## What is needed
Collect all lines below with the string "lambda".

## Exercise material
════

## Files before the change

gym_kilobots_amd/csrc/kb_regsolve_bins.inc:

```
{
    constexpr int KRB = KB_KREG_BINS;
    const bool solving = (int)__builtin_amdgcn_readfirstlane(wave) < nsolve;
    unsigned ra[KRB], rb[KRB], rm[KRB];
    float racc[KRB], rnx[KRB], rny[KRB];
    const unsigned WOFF = 8u * (unsigned)(NB - 5);
    char *const velB = reinterpret_cast<char *>(vel), *const posB = reinterpret_cast<char *>(pos);
#define RB_WALL(j) (ra[j] >= WOFF)
#define RB_WALLIDX(j) ((int)((ra[j] - WOFF) >> 3))
#define RB_VEL(off) (*reinterpret_cast<float2 *>(velB + (off)))
#define RB_POS(off) (*reinterpret_cast<float2 *>(posB + (off)))
#define RB_C(j) ((int)(rm[j] & 0xFFFu))
#define RB_DEPTH(j) ((int)((rm[j] >> 12) & 0x1FFu))
#define RB_FLIP(j) (((rm[j] >> 21) & 1u) != 0u)
#define RB_ISL(j) ((int)(rm[j] >> 22))
#pragma unroll
    for (int j = 0; j < KRB; ++j) { ra[j] = 0u; rb[j] = 0u; rm[j] = 0u; racc[j] = 0.0f; rnx[j] = 1.0f; rny[j] = 0.0f; }
    unsigned long long slotLevels[KRB];
    int dlo[KRB], dhi[KRB];
#pragma unroll
    for (int j = 0; j < KRB; ++j) { slotLevels[j] = 0ull; dlo[j] = 1; dhi[j] = 0; }
    int maxD = 0;
    unsigned mycnt = 0;
    const float nm_bb = p.nm_bb, nm_wb = p.nm_wb;
#ifdef KB_SOLVER_PRIO
// ... 54 lines not shown
            if (mycnt > 64u) { rlo = wave_or(rlo); rhi = wave_or(rhi); restmask = ((unsigned long long)rhi << 32) | rlo; }
        }
        wave_sync();
#ifdef KB_PROFILE
        if (tid == 0) { atomicAdd(&KB_PROF(8), (unsigned)__popcll(keymask)); atomicAdd(&KB_PROF(11), 1u); }
#endif
        KB_STAMP_PRE(19);
        unsigned *bodyDepth = islCnt;
        {
            char *const bdB = reinterpret_cast<char *>(bodyDepth);
#define RB_BD(off) (*reinterpret_cast<unsigned *>(bdB + (off)))
            unsigned rc[KRB], ia4[KRB], ib4[KRB];
#pragma unroll
            for (int j = 0; j < KRB; ++j) {
                const unsigned key = lk[j] & 63u, r = (lk[j] >> 8) & 0xFFu;
                const bool on = (lk[j] >> 31) != 0u && key != 63u;
                rc[j] = on ? ((key % RK) == RK - 1 ? (key | (r << 6)) : key) : 0xFFFFFFFFu;
                ib4[j] = 4u * (unsigned)RB_B(j);
                ia4[j] = RB_A(j) < WALL_CODE ? 4u * (unsigned)RB_A(j) : ib4[j];
            }
            const unsigned mrow = bkMaxRank[wave * NUM_CLS + min((int)lane, NUM_CLS - 1)];
            for (unsigned long long m_ = keymask; m_; m_ &= m_ - 1) {
                const unsigned key_ = (unsigned)__builtin_ctzll(m_);
                const bool rest_ = ((restmask >> key_) & 1ull) != 0ull;
                auto depth_round = [&](unsigned code_) __attribute__((always_inline)) {
#pragma unroll
                    for (int j = 0; j < KRB; ++j) {
                        if (j == 0 || rest_) {
                            if (rc[j] == code_) {
                                const unsigned d = max(RB_BD(ia4[j]), RB_BD(ib4[j])) + 1u;
                                rdepth[j] = (int)d;
                                RB_BD(ib4[j]) = d;
                                RB_BD(ia4[j]) = d;
                            }
                        }
                    }
                    wave_sync();
                };
                if ((key_ % RK) < RK - 1) depth_round(key_);
                else {
                    const unsigned maxr_ = (unsigned)__builtin_amdgcn_readlane((int)mrow, (int)(key_ / RK));
                    for (unsigned r_ = RK - 1; r_ <= maxr_; ++r_) depth_round(key_ | (r_ << 6));
                }
            }
#undef RB_BD
        }
#pragma unroll
        for (int j = 0; j < KRB; ++j) maxD = max(maxD, rdepth[j]);
        maxD = (int)wave_umax((unsigned)maxD);
        KB_STAMP_PRE(20);
        if (mycnt > 64u) {
            unsigned at[KRB];
#pragma unroll
            for (int j = 0; j < KRB; ++j) at[j] = 0u;
            unsigned base_ = 0;
            for (int d_ = SLEEP ? 0 : 1; d_ <= maxD; ++d_) {
#pragma unroll
                for (int j = 0; j < KRB; ++j) {
                    const bool is = (lk[j] >> 31) && rdepth[j] == d_;
                    const unsigned long long m_ = __ballot(is);
                    const unsigned mine = __builtin_amdgcn_mbcnt_hi((unsigned)(m_ >> 32), __builtin_amdgcn_mbcnt_lo((unsigned)m_, base_));
                    at[j] = is ? mine : at[j];
                    base_ += (unsigned)__popcll(m_);
                }
            }
#pragma unroll
            for (int j = 0; j < KRB; ++j)
                if (lk[j] >> 31) {
                    lOrder[mybase + at[j]] = (unsigned short)((lk[j] >> 16) & 0xFFFu);
                    lCbk[mybase + at[j]] = (unsigned short)rdepth[j];
                }
            wave_sync();
            unsigned short o_[KRB], l_[KRB];
#pragma unroll
            for (int j = 0; j < KRB; ++j) {
                const unsigned i_ = mybase + ((lk[j] >> 31) ? lane + 64u * j : 0u);
                o_[j] = lOrder[i_]; l_[j] = lCbk[i_];
            }
#pragma unroll
            for (int j = 0; j < KRB; ++j) {
                const bool v_ = (lk[j] >> 31) != 0u;
                lk[j] = v_ ? ((lk[j] & 0x8000FFFFu) | ((unsigned)o_[j] << 16)) : lk[j];
                rdepth[j] = v_ ? (int)l_[j] : rdepth[j];
            }
        }
        KB_STAMP_PRE(21);
#pragma unroll
        for (int j = 0; j < KRB; ++j) {
            const unsigned long long mine = (lk[j] >> 31) ? 1ull << min(rdepth[j], 63) : 0ull;
            const unsigned lo = wave_or((unsigned)mine), hi = wave_or((unsigned)(mine >> 32));
            slotLevels[j] = ((unsigned long long)hi << 32) | (unsigned long long)lo;
            const unsigned long long lv = slotLevels[j] >> 1;
            dlo[j] = lv ? (int)__builtin_ctzll(lv) + 1 : 1;
            dhi[j] = lv ? ((lv >> 62) ? maxD : 64 - (int)__builtin_clzll(lv)) : 0;
        }
        {
            unsigned c_[KRB], pr_[KRB], inf_[KRB], root_[KRB];
            float acc_[KRB];
            float2 pa_[KRB], pb_[KRB];
            bool v_[KRB];
#pragma unroll
            for (int j = 0; j < KRB; ++j) {
                v_[j] = (lk[j] >> 31) != 0u;
                c_[j] = v_[j] ? (lk[j] >> 16) & 0xFFFu : 0u;
                pr_[j] = lPair[c_[j]]; inf_[j] = lInfo[c_[j]]; acc_[j] = lAcc[c_[j]];
            }
#pragma unroll
            for (int j = 0; j < KRB; ++j) {
                pr_[j] = v_[j] ? pr_[j] : 0u;
                const int a = (int)(pr_[j] & 0xFFFFu), b = (int)(pr_[j] >> 16);
                pa_[j] = pos[a >= WALL_CODE ? b : a]; pb_[j] = pos[b]; root_[j] = parent[b];
            }
            bool pairOn[KRB];
            float dx[KRB], dy[KRB], dd[KRB], wnx[KRB], wny[KRB];
            bool ieee = false;
#pragma unroll
            for (int j = 0; j < KRB; ++j) {
                const int a = (int)(pr_[j] & 0xFFFFu), b = (int)(pr_[j] >> 16);
                const bool wallA = a >= WALL_CODE, flip = (inf_[j] & 0x80u) != 0u;
                ra[j] = wallA ? WOFF + 8u * (unsigned)(a - WALL_CODE) : 8u * (unsigned)a;
                rb[j] = 8u * (unsigned)b;
                racc[j] = v_[j] ? acc_[j] : 0.0f;
                rm[j] = v_[j] ? (c_[j] | ((unsigned)rdepth[j] << 12) | (flip ? 1u << 21 : 0u) | (root_[j] << 22)) : 0u;
                float dist;
                wall_geom(p, wallA ? a - WALL_CODE : 0, pb_[j].x, pb_[j].y, dist, wnx[j], wny[j]);
                if (flip) { wnx[j] = -wnx[j]; wny[j] = -wny[j]; }
                dx[j] = pb_[j].x - pa_[j].x; dy[j] = pb_[j].y - pa_[j].y;
                dd[j] = dx[j] * dx[j] + dy[j] * dy[j];
                pairOn[j] = v_[j] && !wallA && dd[j] > B2_EPSILON * B2_EPSILON;
                ieee = ieee || (pairOn[j] && !kb_exact_guard(dd[j]));
                if (wallA) { rnx[j] = wnx[j]; rny[j] = wny[j]; } else { rnx[j] = 1.0f; rny[j] = 0.0f; }
            }
            if (__builtin_expect(__builtin_amdgcn_ballot_w64(ieee) == 0ull, 1)) {
#pragma unroll
                for (int j = 0; j < KRB; ++j) {
                    const float len = kb_sqrt_refine(dd[j], __builtin_amdgcn_sqrtf(dd[j]), __builtin_amdgcn_rsqf(dd[j]));
                    const float inv = kb_rcp_refine(len, __builtin_amdgcn_rcpf(len));
                    if (pairOn[j]) { rnx[j] = dx[j] * inv; rny[j] = dy[j] * inv; }
                }
            } else {
#pragma unroll
                for (int j = 0; j < KRB; ++j) {
                    const float len = sqrtf(dd[j]);
                    const float inv = 1.0f / len;
                    if (pairOn[j]) { rnx[j] = dx[j] * inv; rny[j] = dy[j] * inv; }
                }
            }
        }
#undef RB_A
#undef RB_B
#ifdef KB_PROFILE
        if (lane == 0) atomicMax(&misc[M_PROF], (unsigned)maxD);
        if (tid == 0) atomicAdd(&KB_PROF(M_PROF_DEPTH), (unsigned)maxD);
        KB_STAMP(7);
#endif
    }
    KB_ABLATE_EXIT(9);
#define RB_ON(j) (RB_DEPTH(j) == d_)
    if (solving) {
#pragma unroll
        for (int j = 0; j < KRB; ++j) {
            for (int d_ = dlo[j]; d_ <= dhi[j]; ++d_) {
                if (RB_ON(j)) {
                    const float2 va = RB_VEL(ra[j]), vb = RB_VEL(rb[j]);
                    const float Px = racc[j] * rnx[j], Py = racc[j] * rny[j];
                    const float ima = RB_WALL(j) ? 0.0f : p.im_bot;
                    RB_VEL(ra[j]) = make_float2(va.x - ima * Px, va.y - ima * Py);
                    RB_VEL(rb[j]) = make_float2(vb.x + p.im_bot * Px, vb.y + p.im_bot * Py);
                }
                wave_sync();
            }
        }
        KB_STAMP_PRE(29);
    }
    KB_ABLATE_EXIT(10);
    if (solving) {
        for (int it = 0; it < p.vel_iters; ++it) {
#pragma unroll
            for (int j = 0; j < KRB; ++j) {
                for (int d_ = dlo[j]; d_ <= dhi[j]; ++d_) {
                    if (RB_ON(j)) {
                        const float2 va = RB_VEL(ra[j]), vb = RB_VEL(rb[j]);
                        const bool wallA = RB_WALL(j);
                        const float nx = rnx[j], ny = rny[j];
                        const float ima = wallA ? 0.0f : p.im_bot, imb = p.im_bot;
                        const float dvx = vb.x - va.x, dvy = vb.y - va.y;
                        const float vn = dvx * nx + dvy * ny;
                        float lambda = -((wallA ? nm_wb : nm_bb) * vn);
                        const float accOld = racc[j];
                        const float newimp = fmaxf(accOld + lambda, 0.0f);
                        lambda = newimp - accOld;
                        racc[j] = newimp;
                        const float Px = lambda * nx, Py = lambda * ny;
                        RB_VEL(ra[j]) = make_float2(va.x - ima * Px, va.y - ima * Py);
                        RB_VEL(rb[j]) = make_float2(vb.x + imb * Px, vb.y + imb * Py);
                    }
                    wave_sync();
                }
            }
        }
        KB_STAMP_PRE(30);
    }
    KB_STAMP(4);
    KB_RETID();
    KB_ABLATE_EXIT(11);
    if (solving) {
#pragma unroll
        for (int j = 0; j < KRB; ++j)
            if (lane + 64u * j < mycnt) lAcc[RB_C(j)] = racc[j];
    }
    {
        const unsigned char unsolved = (unsigned char)(p.pos_iters <= 0 ? 1 : 0);
        char *const sxB = reinterpret_cast<char *>(startX), *const syB = reinterpret_cast<char *>(startY);
        auto integrate_xy = [&](const unsigned off8, const float2 v0, const float2 p0) __attribute__((always_inline)) {
            float vxx = v0.x, vyy = v0.y;
            *reinterpret_cast<float *>(sxB + (off8 >> 1)) = p0.x; *reinterpret_cast<float *>(syB + (off8 >> 1)) = p0.y;
            const float tx = h * vxx, ty = h * vyy;
            if (tx * tx + ty * ty > B2_MAX_TRANSLATION_SQ) {
                const float ratio = B2_MAX_TRANSLATION / sqrtf(tx * tx + ty * ty);
                vxx *= ratio; vyy *= ratio;
            }
            RB_POS(off8) = make_float2(p0.x + h * vxx, p0.y + h * vyy);
            RB_VEL(off8) = make_float2(vxx, vyy);
        };
        bool intA[KRB], intB[KRB], own[BPT];
        {
            unsigned dA[KRB], dB[KRB], mk[BPT];
            const char *const bdB = reinterpret_cast<const char *>(islCnt);
#pragma unroll
            for (int j = 0; j < KRB; ++j) {
                dA[j] = *reinterpret_cast<const unsigned *>(bdB + ((RB_WALL(j) ? rb[j] : ra[j]) >> 1));
                dB[j] = *reinterpret_cast<const unsigned *>(bdB + (rb[j] >> 1));
            }
#pragma unroll
            for (int q = 0; q < BPT; ++q) mk[q] = intMark[(unsigned)ms[q] & 31u];
#pragma unroll
            for (int j = 0; j < KRB; ++j) {
                const unsigned d = (unsigned)RB_DEPTH(j);
                intA[j] = solving && d != 0u && !RB_WALL(j) && dA[j] == d;
                intB[j] = solving && d != 0u && dB[j] == d;
            }
#pragma unroll
            for (int q = 0; q < BPT; ++q) {
                own[q] = tid + q * nt < N && ((mk[q] >> ((unsigned)ms[q] >> 5)) & 1u) == 0u;
            }
        }
        wave_sync();
        static_assert(KRB == BPT, "a register slot and a kilobot of the owner thread share a trip");
#pragma unroll
        for (int j = 0; j < KRB; ++j) {
            const unsigned oo = 8u * (unsigned)ms[j];
            const float2 vO = RB_VEL(oo), pO = RB_POS(oo);
            const unsigned char aO = SLEEP ? active[ms[j]] : (unsigned char)1;
            if (j == 0 || mycnt > 64u) {
                const float2 vA = RB_VEL(ra[j]), vB = RB_VEL(rb[j]), pA = RB_POS(ra[j]), pB = RB_POS(rb[j]);
                if (intA[j]) {
                    integrate_xy(ra[j], vA, pA);
                    if (SLEEP) islWave[ra[j] >> 3] = (unsigned char)(2 | unsolved);
                }
                if (intB[j]) {
                    integrate_xy(rb[j], vB, pB);
                    if (SLEEP) islWave[rb[j] >> 3] = (unsigned char)(2 | unsolved);
                }
            }
            if (own[j]) {
                integrate_xy(oo, vO, pO);
                if (SLEEP) islWave[ms[j]] = (unsigned char)((aO ? 2 : 0) | unsolved);
            }
            float ww = bw[j];
            const float rot = h * ww;
            if (rot * rot > B2_MAX_ROTATION_SQ) {
                const float ratio = B2_MAX_ROTATION / fabsf(rot);
                ww *= ratio;
            }
            th[j] += h * ww;
            bw[j] = ww;
        }
    }
    wave_sync();
    KB_STAMP(5);
    KB_ABLATE_EXIT(12);
    if (solving) {
        for (int it = 0; it < p.pos_iters; ++it) {
            unsigned char *act = active + (it & 1) * NB, *nxt = active + ((it + 1) & 1) * NB;
            bool viol = false;
            bool ron[KRB];
#pragma unroll
            for (int j = 0; j < KRB; ++j) ron[j] = (lane + 64u * j < mycnt) && act[RB_ISL(j)] != 0;
#pragma unroll
            for (int j = 0; j < KRB; ++j) {
                for (int d_ = dlo[j]; d_ <= dhi[j]; ++d_) {
                    if (ron[j] && RB_ON(j)) {
                    const bool wallA = RB_WALL(j);
                    const int isl = RB_ISL(j);
                    float nx, ny, sep;
                    const float ima = wallA ? 0.0f : p.im_bot, imb = p.im_bot;
                    const float2 pb = RB_POS(rb[j]);
                    const float bx = pb.x, by = pb.y;
                    float axx = 0.0f, ayy = 0.0f;
                    if (wallA) {
                        float dist, wx, wy;
                        wall_geom(p, RB_WALLIDX(j), bx, by, dist, wx, wy);
                        nx = RB_FLIP(j) ? -wx : wx; ny = RB_FLIP(j) ? -wy : wy;
                        const float along = RB_FLIP(j) ? -dist : dist;
                        sep = along - B2_POLYGON_RADIUS - p.r_bot;
                    } else {
// ... 50 lines not shown
```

════

## The answer
                        float lambda = -((wallA ? nm_wb : nm_bb) * vn);
                        const float newimp = fmaxf(accOld + lambda, 0.0f);
                        lambda = newimp - accOld;
                        const float Px = lambda * nx, Py = lambda * ny;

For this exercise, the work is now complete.